There are no off-putting smells, but this was the first batch of lard I've bought and it freaked out my roommates so I had to put it in the garage fridge. So if it doesn't smell bad should I be OK?


----------



## Pensacola Tiger

The way fats and oils go bad is through oxidation. It will go rancid, and trust me, you will have no problem telling when that happens. 

Two to three month old lard that was kept refrigerated should be fine. In the future, divide it into smaller portions, wrap it in airtight plastic and freeze it. Works for butter and bacon, as well.

Rick


----------



## CalleNAK

Pensacola Tiger said:


> The way fats and oils go bad is through oxidation. It will go rancid, and trust me, you will have no problem telling when that happens.
> 
> Two to three month old lard that was kept refrigerated should be fine. In the future, divide it into smaller portions, wrap it in airtight plastic and freeze it. Works for butter and bacon, as well.
> 
> Rick


 
Agreed on this. You'll be fine and would definitely know if something was amiss. I've got a big pot of pork tenderloin confit cooking right now in delicious, delicious lard. Through in some duck lard for good measure too.


----------



## mhlee

Rick is right. You will DEFINITELY know if it's bad when you heat it up.

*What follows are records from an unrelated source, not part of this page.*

struct TilePlace { uint32_t base; int leader; uint32_t offset; };
__device__ __forceinline__ bool wave_tiles_shared(uint32_t t, bool act) {
    const unsigned long long all = __ballot(act);
    if (all == 0) return false;
    const int l0 = __ffsll((long long)all) - 1;
    const unsigned long long m0 = __ballot(act && t == (uint32_t)__builtin_amdgcn_readlane((int)t, l0));
    return __popcll(m0) * 8 > __popcll(all);
}
template <bool RANK, int STRIDE>
__device__ __forceinline__ TilePlace wave_count_tiles_issue(uint32_t* cnt, uint32_t t, bool act, bool grouped) {
    const int lane = (int)__builtin_amdgcn_mbcnt_hi(~0u, __builtin_amdgcn_mbcnt_lo(~0u, 0u));
    TilePlace p; p.base = 0u; p.leader = lane; p.offset = 0u;
    const unsigned long long all = __ballot(act);
    if (all == 0) return p;
    if (!grouped) {
        if (act) { if (RANK) p.base = atomicAdd(cnt + (int64_t)STRIDE * t, 1u); else atomicAdd(cnt + (int64_t)STRIDE * t, 1u); }
        return p;
    }
    unsigned long long todo = all, mine = 0;
    while (todo) {
        const int l = __ffsll((long long)todo) - 1;
        const uint32_t tl = (uint32_t)__builtin_amdgcn_readlane((int)t, l);
        const unsigned long long m = __ballot(act && t == tl);
        if (act && t == tl) mine = m;
        todo &= ~m;
    }
    p.leader = act ? __ffsll((long long)mine) - 1 : lane;
    if (act && lane == p.leader) {
        if (RANK) p.base = atomicAdd(cnt + (int64_t)STRIDE * t, (uint32_t)__popcll(mine));
        else atomicAdd(cnt + (int64_t)STRIDE * t, (uint32_t)__popcll(mine));
    }
    p.offset = (uint32_t)__popcll(mine & ((1ull << lane) - 1ull));
    return p;
}
__device__ __forceinline__ uint32_t wave_count_tiles_finish(const TilePlace& p) {
    return (uint32_t)__shfl((int)p.base, p.leader) + p.offset;
}
template <bool RANK, int STRIDE>
__device__ __forceinline__ uint32_t wave_count_tiles(uint32_t* cnt, uint32_t t, bool act) {
    const TilePlace p = wave_count_tiles_issue<RANK, STRIDE>(cnt, t, act, wave_tiles_shared(t, act));
    return RANK ? wave_count_tiles_finish(p) : 0u;
}

enum { PRE_LAYERS = 0,
       PRE_FUSED = 1 };
__host__ __device__ constexpr int pre_items(int) { return 1; }

__device__ __forceinline__ void store_records(const FaceRec& r, bool has, unsigned long long tmask, int64_t idx, uint4* __restrict__ recs, uint4* sw) {
    const uint4* src = reinterpret_cast<const uint4*>(&r);
    const int lane = (int)(threadIdx.x & 63);
    uint4* dst = recs + (idx - lane) * FACE_REC_U4;
#pragma unroll
    for (int half = 0; half < 2; half++) {
        if (has) {
#pragma unroll
            for (int k = 0; k < 8; k++) sw[lane * 8 + (k ^ (lane & 7))] = src[half * 8 + k];
        }
        __builtin_amdgcn_fence(__ATOMIC_SEQ_CST, "wavefront");
#pragma unroll
        for (int j = 0; j < 8; j++) {
            const int rr = j * 8 + (lane >> 3), c = lane & 7;
            if ((tmask >> rr) & 1ull) dst[(int64_t)rr * FACE_REC_U4 + half * 8 + c] = sw[rr * 8 + (c ^ (rr & 7))];
        }
        __builtin_amdgcn_fence(__ATOMIC_SEQ_CST, "wavefront");
    }
}

#ifndef DM2_PRE_WAVES
#define DM2_PRE_WAVES 1
#endif
template <int MODE>
__global__ void __launch_bounds__(256, DM2_PRE_WAVES)
k_preprocess(int B, int P, int F, uint32_t gx, uint32_t gy, uint32_t block_stride, const int32_t* __restrict__ patch_min,
             const int32_t* __restrict__ faces, const float* __restrict__ verts_ndc,
             const float* __restrict__ verts_image, FaceState fs, dm2_render_desc d) {
    constexpr bool PACK = MODE == PRE_FUSED;
    constexpr int DM2_PRE_ITEMS = pre_items(MODE);
    const int64_t BF = (int64_t)B * F;
    int64_t idx_[DM2_PRE_ITEMS]; int vid_[DM2_PRE_ITEMS][3]; float2 img_[DM2_PRE_ITEMS][3];
#pragma unroll
    for (int it = 0; it < DM2_PRE_ITEMS; it++) {
        const uint32_t chunk = (uint32_t)(((uint64_t)blockIdx.x * block_stride) % gridDim.x);
        idx_[it] = ((int64_t)chunk * DM2_PRE_ITEMS + it) * 256 + threadIdx.x;
        const int64_t ic = idx_[it] < BF ? idx_[it] : BF - 1;
        const int f = (int)(ic % F);
        vid_[it][0] = faces[3 * f]; vid_[it][1] = faces[3 * f + 1]; vid_[it][2] = faces[3 * f + 2];
    }
#pragma unroll
    for (int it = 0; it < DM2_PRE_ITEMS; it++) {
        const int64_t ic = idx_[it] < BF ? idx_[it] : BF - 1;
        const float* img = verts_image + (ic / F) * P * 2;
#pragma unroll
        for (int k = 0; k < 3; k++) img_[it][k] = *reinterpret_cast<const float2*>(img + 2 * vid_[it][k]);
    }
#pragma unroll
    for (int it = 0; it < DM2_PRE_ITEMS; it++) {
    const bool valid = idx_[it] < BF;
    if (!__ballot(valid)) break;
    const int64_t idx = valid ? idx_[it] : BF - 1;
    const int b = (int)(idx / F), f = (int)(idx % F);
    const uint32_t pmx = patch_min ? (uint32_t)patch_min[2 * b] : 0u, pmy = patch_min ? (uint32_t)patch_min[2 * b + 1] : 0u;
    const int v0 = vid_[it][0], v1 = vid_[it][1], v2 = vid_[it][2];
    const float* ndc = verts_ndc + (int64_t)b * P * 3;
    const float2 i0 = img_[it][0], i1 = img_[it][1], i2 = img_[it][2];

    uint32_t touched = 0, lo = 0, hi = 0;
    float d01 = 0.f, dmin = 0.f, dmax = 0.f;
    {
        uint32_t x0, y0, x1, y1;
        patch_rect_from_tri(pmx, pmy, i0.x, i0.y, i1.x, i1.y, i2.x, i2.y, gx, gy, x0, y0, x1, y1);
        touched = valid ? (y1 - y0) * (x1 - x0) : 0u;
        if (touched != 0) {
            const float z0 = ndc[3 * v0 + 2], z1 = ndc[3 * v1 + 2], z2 = ndc[3 * v2 + 2];
            const float max_z = fmaxf(fmaxf(z0, z1), z2);
            const float min_z = fminf(fminf(z0, z1), z2);
            float depth = ((0.0f + z0) + z1) + z2;
            depth = depth / 3.0f;
            if (max_z < -1.0f || min_z > 1.0f) touched = 0;
            else {
                auto to01 = [](float z) { float d = (z + 1.0f) * 0.5f; if (d < 0.0f) d = 0.0f; if (d > 1.0f) d = 1.0f; return d; };
                d01 = to01(depth); dmin = to01(min_z); dmax = to01(max_z);
                lo = x0 | (y0 << 16); hi = x1 | (y1 << 16);
            }
        }
    }
    const bool small = touched != 0 && touched <= 4;
    const bool any_small = __ballot(small) != 0ull;
    TilePlace place[4];
    {
        const uint32_t x0 = lo & 0xFFFFu, y0 = lo >> 16, x1 = hi & 0xFFFFu;
        const uint32_t tb = (uint32_t)((int64_t)gx * gy * b);
        const bool big = touched > 4;
        if (any_small) {
            const uint32_t w = x1 - x0;
            const bool grouped = wave_tiles_shared(tb + (y0 * gx + x0), small);
#pragma unroll
            for (uint32_t k = 0; k < 4; k++) {
                const uint32_t ky = w == 1 ? k : (w == 2 ? k >> 1 : (w == 3 ? (k == 3 ? 1u : 0u) : 0u)), kx = k - ky * w;
                const bool act = small && k < touched;
                place[k] = wave_count_tiles_issue<true, 1>(fs.tile_cnt, act ? tb + ((y0 + ky) * gx + x0 + kx) : 0u, act, grouped);
            }
        }
        if (__ballot(big)) {
            uint32_t cx = x0, cy = y0;
            for (uint32_t k = 0; ; k++) {
                const bool act = big && k < touched;
                if (!__ballot(act)) break;
                wave_count_tiles<false, 1>(fs.tile_cnt_big, act ? tb + (cy * gx + cx) : 0u, act);
                if (++cx == x1) { cx = x0; cy++; }
            }
        }
    }
    if (MODE != PRE_LAYERS) {
        unsigned long long cand = 0;
        if (touched != 0) {
            float bx0 = fminf(fminf(i0.x, i1.x), i2.x), bx1 = fmaxf(fmaxf(i0.x, i1.x), i2.x);
            float by0 = fminf(fminf(i0.y, i1.y), i2.y), by1 = fmaxf(fmaxf(i0.y, i1.y), i2.y);
            float tx0 = -1.0f, tx1 = 3.0e38f, ty0 = -1.0f, ty1 = 3.0e38f;
            if (!(d.flags & DM2_FLAG_TABLES_FROM_IMAGE)) {
                const float* av = d.aa_face_verts + idx * 6;
                bx0 = fminf(fminf(av[0], av[2]), av[4]); bx1 = fmaxf(fmaxf(av[0], av[2]), av[4]);
                by0 = fminf(fminf(av[1], av[3]), av[5]); by1 = fmaxf(fmaxf(av[1], av[3]), av[5]);
                tx0 = (float)((lo & 0xFFFFu) * TILE) - 1.0f; tx1 = (float)((hi & 0xFFFFu) * TILE);
                ty0 = (float)((lo >> 16) * TILE) - 1.0f; ty1 = (float)((hi >> 16) * TILE);
            }
            if (bx0 == bx0 && bx1 == bx1 && by0 == by0 && by1 == by1) {
                const float Wm = (float)(gx * TILE), Hm = (float)(gy * TILE);
                float lo_x = fminf(fmaxf(ceilf(bx0) - 1.0f - (float)pmx, 0.0f), Wm), hi_x = fminf(fmaxf(floorf(bx1) - (float)pmx, -1.0f), Wm - 1.0f);
                float lo_y = fminf(fmaxf(ceilf(by0) - 1.0f - (float)pmy, 0.0f), Hm), hi_y = fminf(fmaxf(floorf(by1) - (float)pmy, -1.0f), Hm - 1.0f);
                lo_x = fmaxf(lo_x, tx0); hi_x = fminf(hi_x, tx1); lo_y = fmaxf(lo_y, ty0); hi_y = fminf(hi_y, ty1);
                const float w = hi_x - lo_x + 1.0f, h = hi_y - lo_y + 1.0f;
                if (w > 0.0f && h > 0.0f) cand = (unsigned long long)w * (unsigned long long)h;
            }
        }
        const int sa = wave_inclusive_scan((int)(cand & 0xFFFFFFull)), sb = wave_inclusive_scan((int)(cand >> 24));
        const int last = 63 - __clzll((long long)__ballot(true));
        if ((int)(threadIdx.x & 63) == last) {
            const unsigned long long tot = (unsigned long long)(uint32_t)sa + ((unsigned long long)(uint32_t)sb << 24);
            if (tot) atomicAdd(fs.pair_part + ((blockIdx.x * 4 + (threadIdx.x >> 6)) & (PAIR_PARTS - 1)), tot);
        }
    }
    if (valid) fs.tiles_touched[idx] = touched;
    if (touched != 0) {
        fs.depths[idx] = d01; fs.min_depths[idx] = dmin; fs.max_depths[idx] = dmax;
        fs.rect_lo[idx] = lo; fs.rect_hi[idx] = hi;
    }
    if (PACK) {
        __shared__ uint4 s_t[PACK ? 4 : 1][PACK ? 64 * 8 : 1];
        const unsigned long long tmask = __ballot(touched != 0);
        if (tmask != 0ull) {
            FaceRec r;
            if (touched != 0) { pack_face(d, b, f, i1, r); r.pad[0] = 0.f; }
            store_records(r, touched != 0, tmask, idx_[it], fs.recs, s_t[threadIdx.x >> 6]);
        }
    }
    if (any_small) {
        const uint32_t r0 = wave_count_tiles_finish(place[0]), r1 = wave_count_tiles_finish(place[1]);
        const uint32_t r2 = wave_count_tiles_finish(place[2]), r3 = wave_count_tiles_finish(place[3]);
        if (small) fs.tile_rank[idx] = make_uint4(r0, r1, r2, r3);
    }
    __builtin_amdgcn_sched_barrier(0);
    }
}

__global__ void __launch_bounds__(1024)
k_tile_scan(int64_t Tn, const uint32_t* __restrict__ cnt, const uint32_t* __restrict__ cnt_big, uint32_t* __restrict__ start,
            const unsigned long long* __restrict__ pair_part, uint32_t* __restrict__ meta, uint32_t* host_meta, uint32_t host_seq,
            uint2* __restrict__ ranges_to_clear) {
    constexpr int RUN = 8, ROUND = 1024 * RUN;
    __shared__ uint32_t s_c[ROUND + ROUND / 32];
    __shared__ uint32_t s_w[16];
    __shared__ uint32_t s_max;
    __shared__ unsigned long long s_pairs, s_total64;
    const int tid = threadIdx.x, lane = tid & 63, wid = tid >> 6;
    if (tid == 0) { s_max = 0; s_pairs = 0ull; s_total64 = 0ull; }
    unsigned long long pair_sum = pair_part[tid];
    uint32_t carry = 0, mx = 0;
    for (int64_t base = 0; base < Tn; base += ROUND) {
#pragma unroll
        for (int k = 0; k < RUN; k++) {
            const int i = k * 1024 + tid;
            const int64_t t = base + i;
            s_c[i + (i >> 5)] = t < Tn ? cnt[t] + cnt_big[t] : 0u;
        }
        __syncthreads();
        uint32_t c8[RUN], sum = 0;
#pragma unroll
        for (int k = 0; k < RUN; k++) { const int i = tid * RUN + k; c8[k] = s_c[i + (i >> 5)]; sum += c8[k]; mx = mx > c8[k] ? mx : c8[k]; }
        const uint32_t inc = (uint32_t)wave_inclusive_scan((int)sum);
        if (lane == 63) s_w[wid] = inc;
        __syncthreads();
        uint32_t before = 0, total = 0;
        for (int w = 0; w < 16; w++) { const uint32_t v = s_w[w]; if (w < wid) before += v; total += v; }
        uint32_t run = carry + before + inc - sum;
#pragma unroll
        for (int k = 0; k < RUN; k++) { const int i = tid * RUN + k; s_c[i + (i >> 5)] = run; run += c8[k]; }
        carry += total;
        unsigned long long s64 = 0;
#pragma unroll
        for (int k = 0; k < RUN; k++) s64 += c8[k];
#pragma unroll
        for (int o = 32; o >= 1; o >>= 1) s64 += __shfl_xor(s64, o);
        if (lane == 0 && s64) atomicAdd(&s_total64, s64);
        __syncthreads();
#pragma unroll
        for (int k = 0; k < RUN; k++) {
            const int i = k * 1024 + tid;
            const int64_t t = base + i;
            if (t < Tn) {
                start[t] = s_c[i + (i >> 5)];
                if (ranges_to_clear) ranges_to_clear[t] = make_uint2(0u, 0u);
            }
        }
        __syncthreads();
    }
    if (mx) atomicMax(&s_max, mx);
    {
        static_assert(PAIR_PARTS == 1024, "one partial sum per thread of k_tile_scan");
        unsigned long long v = pair_sum;
#pragma unroll
        for (int o = 32; o >= 1; o >>= 1) v += __shfl_xor(v, o);
        if (lane == 0 && v) atomicAdd(&s_pairs, v);
    }
    __syncthreads();
    if (tid == 0) {
        const uint32_t longest = s_total64 > 0x7FFFFFFFull ? 0xFFFFFFFFu : s_max;
        const unsigned long long pairs = s_pairs;
        meta[0] = carry; meta[1] = longest; meta[2] = (uint32_t)pairs; meta[3] = (uint32_t)(pairs >> 32);
        if (host_meta) {
            host_meta[0] = carry; host_meta[1] = longest; host_meta[2] = (uint32_t)pairs; host_meta[3] = (uint32_t)(pairs >> 32);
            __hip_atomic_store(&host_meta[4], host_seq, __ATOMIC_RELEASE, __HIP_MEMORY_SCOPE_SYSTEM);
        }
    }
}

I had some old, frozen duck fat that I finally heated up a while back. It was like 2 years old. When heated up, it smelled like a mix of turpentine, rancid oil and melted plastic. 

If you need more, just go to any Mexican market. They sell it in blocks - XLNT is one if I recall correctly. Farmer John's also sells it in bricks. 

Carnitas are one of my favorite things to eat in the world. Enjoy!


----------



## Eamon Burke

ha! XLNT. That's funny.


----------